What this task involves: Gather each line containing the string "nbuckets" from these entries.

Input for this task:

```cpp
int sdb_gpu_last_kernel_ms(SdbGpuCtx* ctx, double* ms) {
  if (!ctx || !ms) return SDB_ERR_INVALID;
  *ms = ctx->last_kernel_ms;
  return SDB_OK;
}

int sdb_gpu_last_stats(SdbGpuCtx* ctx, double* kernel_ms, unsigned* ncand,
                       float* gtau, double* readback_ms, double* select_ms) {
  if (!ctx) return SDB_ERR_INVALID;
  if (kernel_ms) *kernel_ms = ctx->last_kernel_ms;
  if (ncand) *ncand = ctx->last_ncand;
  if (gtau) *gtau = ctx->last_gtau;
  if (readback_ms) *readback_ms = ctx->last_readback_ms;
  if (select_ms) *select_ms = ctx->last_select_ms;
  return SDB_OK;
}

}
```

### serenedb_amd/csrc/hip/sdb_internal.h

```cpp
#pragma once
#include <hip/hip_runtime.h>
#include "../../../include/sdb_gpu.h"

struct TermDev {
  uint64_t desc_begin;
  uint64_t desc_end;
  uint64_t payload_begin;
  float num;
  float nc;
  float nl;
};

__host__ __device__ inline bool sdb_bucket_span_wide(
  unsigned long long span_m1, uint32_t nb) {
  return nb != 0 && (span_m1 == ~0ull || span_m1 > ~0ull / nb);
}

__host__ __device__ inline uint32_t sdb_bucket_narrow(
  unsigned long long d, uint32_t nb, unsigned long long span_m1) {
  uint32_t bkt = (uint32_t)((d * nb) / (span_m1 + 1ull));
  if (bkt >= nb) bkt = nb - 1;
  return bkt;
}

__host__ __device__ inline unsigned long long sdb_mul64hi(
  unsigned long long x, unsigned long long y) {
#if defined(__HIP_DEVICE_COMPILE__)
  return __umul64hi(x, y);
#else
  return (unsigned long long)(((unsigned __int128)x * y) >> 64);
#endif
}

__host__ __device__ inline uint32_t sdb_bucket_wide(
  unsigned long long d, uint32_t nb, unsigned long long span_m1) {
  const unsigned long long nhi = sdb_mul64hi(d, nb), nlo = d * nb;
  if (span_m1 == ~0ull) return (uint32_t)nhi;
  const unsigned long long span = span_m1 + 1ull;
  uint32_t q = 0;
  for (uint32_t step = 64; step; step >>= 1) {
    const uint32_t c = q + step;
    if (c >= nb) continue;
    const unsigned long long chi = sdb_mul64hi(c, span), clo = c * span;
    if (chi < nhi || (chi == nhi && clo <= nlo)) q = c;
  }
  return q;
}

struct SdbGpuCtx {
  int device;
  hipStream_t stream;
  unsigned long long* d_scan_out;
  uint64_t scan_out_cap;
  unsigned long long* d_scan_passed;
  SdbScoreDoc* d_cands;
  uint32_t* d_cand_count;
  unsigned long long* d_total_matches;
  uint32_t* d_gthresh;
  uint32_t* d_ghist;
  unsigned long long* d_buckets;
  TermDev* d_terms;
  uint32_t* d_overflow;
  uint32_t* h_counts;
  unsigned long long* h_matches;
  hipEvent_t ev_a, ev_b;
  hipStream_t copy_stream;
  SdbScoreDoc* d_cands2;
  uint32_t* d_ghist2;
  unsigned char* d_qmisc;
  unsigned char* h_qmisc;
  TermDev* h_terms_pin;
  SdbScoreDoc* h_cands_pin;
  hipEvent_t ev_q[2];
  double last_kernel_ms;
  unsigned last_ncand;
  float last_gtau;
  double last_readback_ms;
  double last_select_ms;
  unsigned long long* d_topn_hist;
  void* d_topn_cand;
  uint64_t topn_cand_cap;
  uint32_t* d_topn_rg;
  uint64_t topn_rg_cap;
};
```

Before: 56.36 billion docs/s.

## Prefetch next window's block descriptors during tail phase and dedicate threshold wave

Hoists the per-term block-descriptor counting and dcache staging out of the window loop top into a lambda. It runs once before the loop and then, for the next window, on waves other than the threshold wave while the current window's tail work proceeds. Wave 1 alone does the global histogram read and threshold update, and the candidate reservation atomic is moved earlier. The winning-bin search now uses the per-lane bin sums instead of re-reading global histograms. This removes a barrier and overlaps global descriptor loads with histogram and threshold work, at the cost of more control complexity and a threshold snapshot that is one step staler. An env override for sweep grid size is also added.

```diff
diff --git a/serenedb_amd/csrc/hip/sdb_gpu.hip b/serenedb_amd/csrc/hip/sdb_gpu.hip
--- a/serenedb_amd/csrc/hip/sdb_gpu.hip
+++ b/serenedb_amd/csrc/hip/sdb_gpu.hip
@@ -1040,17 +1040,11 @@
       te.desc_begin);
   }
   __syncthreads();
-  const float nc = tstage[0].nc, nl = tstage[0].nl;
-
-  for (uint32_t w = w_lo; w < w_hi; ++w) {
-    const uint32_t lo = 1u + w * WD;
-    if (lo > a.doc_count) break;
-    const uint32_t hi = min(lo + WD - 1u, a.doc_count);
-    const uint32_t wlen = hi - lo + 1u;
-    const bool derive = ((w & 3u) == 0) || (w < w_lo + 2);
-    uint32_t my_excl_snap = 0;
-
-    for (uint32_t t = wave; t < a.nterms; t += NW) {
+
+  auto fetch_window = [&](uint32_t hi_n, uint32_t w0) {
+    if (wave < w0) return;
+    const uint32_t nwv = NW - w0;
+    for (uint32_t t = wave - w0; t < a.nterms; t += nwv) {
       const TermDev te = tstage[t];
       uint64_t b = te.desc_begin + cursors[t] + (uint32_t)lane;
       uint32_t cnt = 0, adv = 0;
@@ -1060,8 +1054,8 @@
           prev = a.desc[b].prev_doc;
           last = a.desc[b].last_doc;
         }
-        const uint32_t c = (uint32_t)__popcll(__ballot(prev < hi));
-        adv += (uint32_t)__popcll(__ballot(last <= hi));
+        const uint32_t c = (uint32_t)__popcll(__ballot(prev < hi_n));
+        adv += (uint32_t)__popcll(__ballot(last <= hi_n));
         cnt += c;
         if (c < 64u) break;
         b += 64u;
@@ -1071,6 +1065,35 @@
         iadv[t] = adv;
       }
     }
+    const uint32_t words_per_term = a.dcache_n * 7u;
+    for (uint32_t i = tid - w0 * 64u; i < a.nterms * words_per_term;
+         i += nwv * 64u) {
+      const uint32_t t = i / words_per_term;
+      const uint32_t wrd = i % words_per_term;
+      const TermDev te = tstage[t];
+      const uint64_t b0 = te.desc_begin + cursors[t];
+      const uint32_t avail =
+        (uint32_t)(te.desc_end > b0 ? te.desc_end - b0 : 0);
+      if (wrd < avail * 7u)
+        ((uint32_t*)&dcache[t * a.dcache_n])[wrd] =
+          ((const uint32_t*)&a.desc[b0])[wrd];
+    }
+  };
+  fetch_window((uint32_t)min((uint64_t)(w_lo + 1u) * WD,
+                             (uint64_t)a.doc_count), 0);
+  if (tid == 0)
+    shared_misc[0] = __hip_atomic_load(a.gthresh, __ATOMIC_RELAXED,
+                                       __HIP_MEMORY_SCOPE_AGENT);
+  __syncthreads();
+  const float nc = tstage[0].nc, nl = tstage[0].nl;
+
+  for (uint32_t w = w_lo; w < w_hi; ++w) {
+    const uint32_t lo = 1u + w * WD;
+    if (lo > a.doc_count) break;
+    const uint32_t hi = min(lo + WD - 1u, a.doc_count);
+    const uint32_t wlen = hi - lo + 1u;
+    const bool derive = ((w & 3u) == 0) || (w < w_lo + 2);
+    uint32_t my_excl_snap = 0;
 
     for (uint32_t i = tid; i < WD; i += NTH) swin[i] = 0.0f;
     for (uint32_t i = tid; i < NWORDS; i += NTH) mwin[i] = 0ull;
@@ -1078,24 +1101,6 @@
       for (uint32_t i = tid; i < SDB_HIST_BINS; i += NTH) hist[i] = 0;
     if (a.fcol)
       for (uint32_t i = tid; i < 2 * a.nbuckets; i += NTH) lbuck[i] = 0;
-    {
-      const uint32_t words_per_term = a.dcache_n * 7u;
-      for (uint32_t i = tid; i < a.nterms * words_per_term; i += NTH) {
-        const uint32_t t = i / words_per_term;
-        const uint32_t wrd = i % words_per_term;
-        const TermDev te = tstage[t];
-        const uint64_t b0 = te.desc_begin + cursors[t];
-        const uint32_t avail =
-          (uint32_t)(te.desc_end > b0 ? te.desc_end - b0 : 0);
-        if (wrd < avail * 7u)
-          ((uint32_t*)&dcache[t * a.dcache_n])[wrd] =
-            ((const uint32_t*)&a.desc[b0])[wrd];
-      }
-    }
-    if (tid == 0)
-      shared_misc[0] = __hip_atomic_load(a.gthresh, __ATOMIC_RELAXED,
-                                         __HIP_MEMORY_SCOPE_AGENT);
-    if (a.wand) __syncthreads();
     if (a.wand) {
       for (uint32_t t = wave; t < a.nterms; t += NW) {
         const TermDev te = tstage[t];
@@ -1352,49 +1357,75 @@
     __syncthreads();
     SDB_TS(3)
 
+    constexpr uint32_t DRV = 1;
+    const bool first = w == w_lo;
+    uint32_t block_total = 0, wave_base = 0, resv = 0;
+    auto count_and_reserve = [&]() {
+      for (uint32_t v = 0; v < NW; ++v) {
+        const uint32_t c = scratch[NTH + v];
+        block_total += c;
+        wave_base += v < wave ? c : 0u;
+      }
+      if (tid == 0 && block_total)
+        resv = atomicAdd(a.cand_count, block_total);
+    };
+    if (!first) count_and_reserve();
+    if (w + 1 < w_hi) fetch_window(hi + min(WD, a.doc_count - hi), DRV + 1);
+
     if (a.fcol)
       for (uint32_t i = tid; i < 2 * a.nbuckets; i += NTH)
         if (lbuck[i]) atomicAdd(&a.bucket_out[i], lbuck[i]);
 
-    const uint32_t known_bin = __hip_atomic_load(
-      a.gthresh, __ATOMIC_RELAXED, __HIP_MEMORY_SCOPE_AGENT);
     if (derive)
       for (uint32_t b = tid; b < SDB_HIST_BINS; b += NTH)
-        if (b >= known_bin && hist[b]) atomicAdd(&gh[b], hist[b]);
-    if (derive && wave == 0) {
-      uint32_t part = 0;
-      if (SDB_HIST_BINS - 1 - 4 * (uint32_t)lane + 3 >= known_bin) {
+        if (b >= tbin_w && hist[b]) atomicAdd(&gh[b], hist[b]);
+
+    uint32_t snap_next = tbin_w;
+    if (wave == DRV) {
+      uint32_t gth = tbin_w;
+      if (!first)
+        gth = __hip_atomic_load(a.gthresh, __ATOMIC_RELAXED,
+                                __HIP_MEMORY_SCOPE_AGENT);
+      uint32_t binfloor = 0;
+      bool winner = false;
+      if (derive) {
+        uint32_t bsum[4] = {0, 0, 0, 0};
+        if (SDB_HIST_BINS - 1 - 4 * (uint32_t)lane + 3 >= tbin_w) {
 #pragma unroll
-        for (int j = 0; j < 4; ++j) {
-          const uint32_t b = SDB_HIST_BINS - 4 * lane - 4 + j;
+          for (int j = 0; j < 4; ++j) {
+            const uint32_t b = SDB_HIST_BINS - 4 * lane - 4 + j;
 #pragma unroll
-          for (int sh = 0; sh < 8; ++sh)
-            part += __hip_atomic_load(&a.ghist[sh * SDB_HIST_BINS + b],
-                                      __ATOMIC_RELAXED,
-                                      __HIP_MEMORY_SCOPE_AGENT);
-        }
-      }
-      const uint32_t suff_incl = wave_incl_scan(part, lane);
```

Solution below:
       for (uint32_t i = tid; i < 2 * a.nbuckets; i += NTH) lbuck[i] = 0;
       for (uint32_t i = tid; i < 2 * a.nbuckets; i += NTH)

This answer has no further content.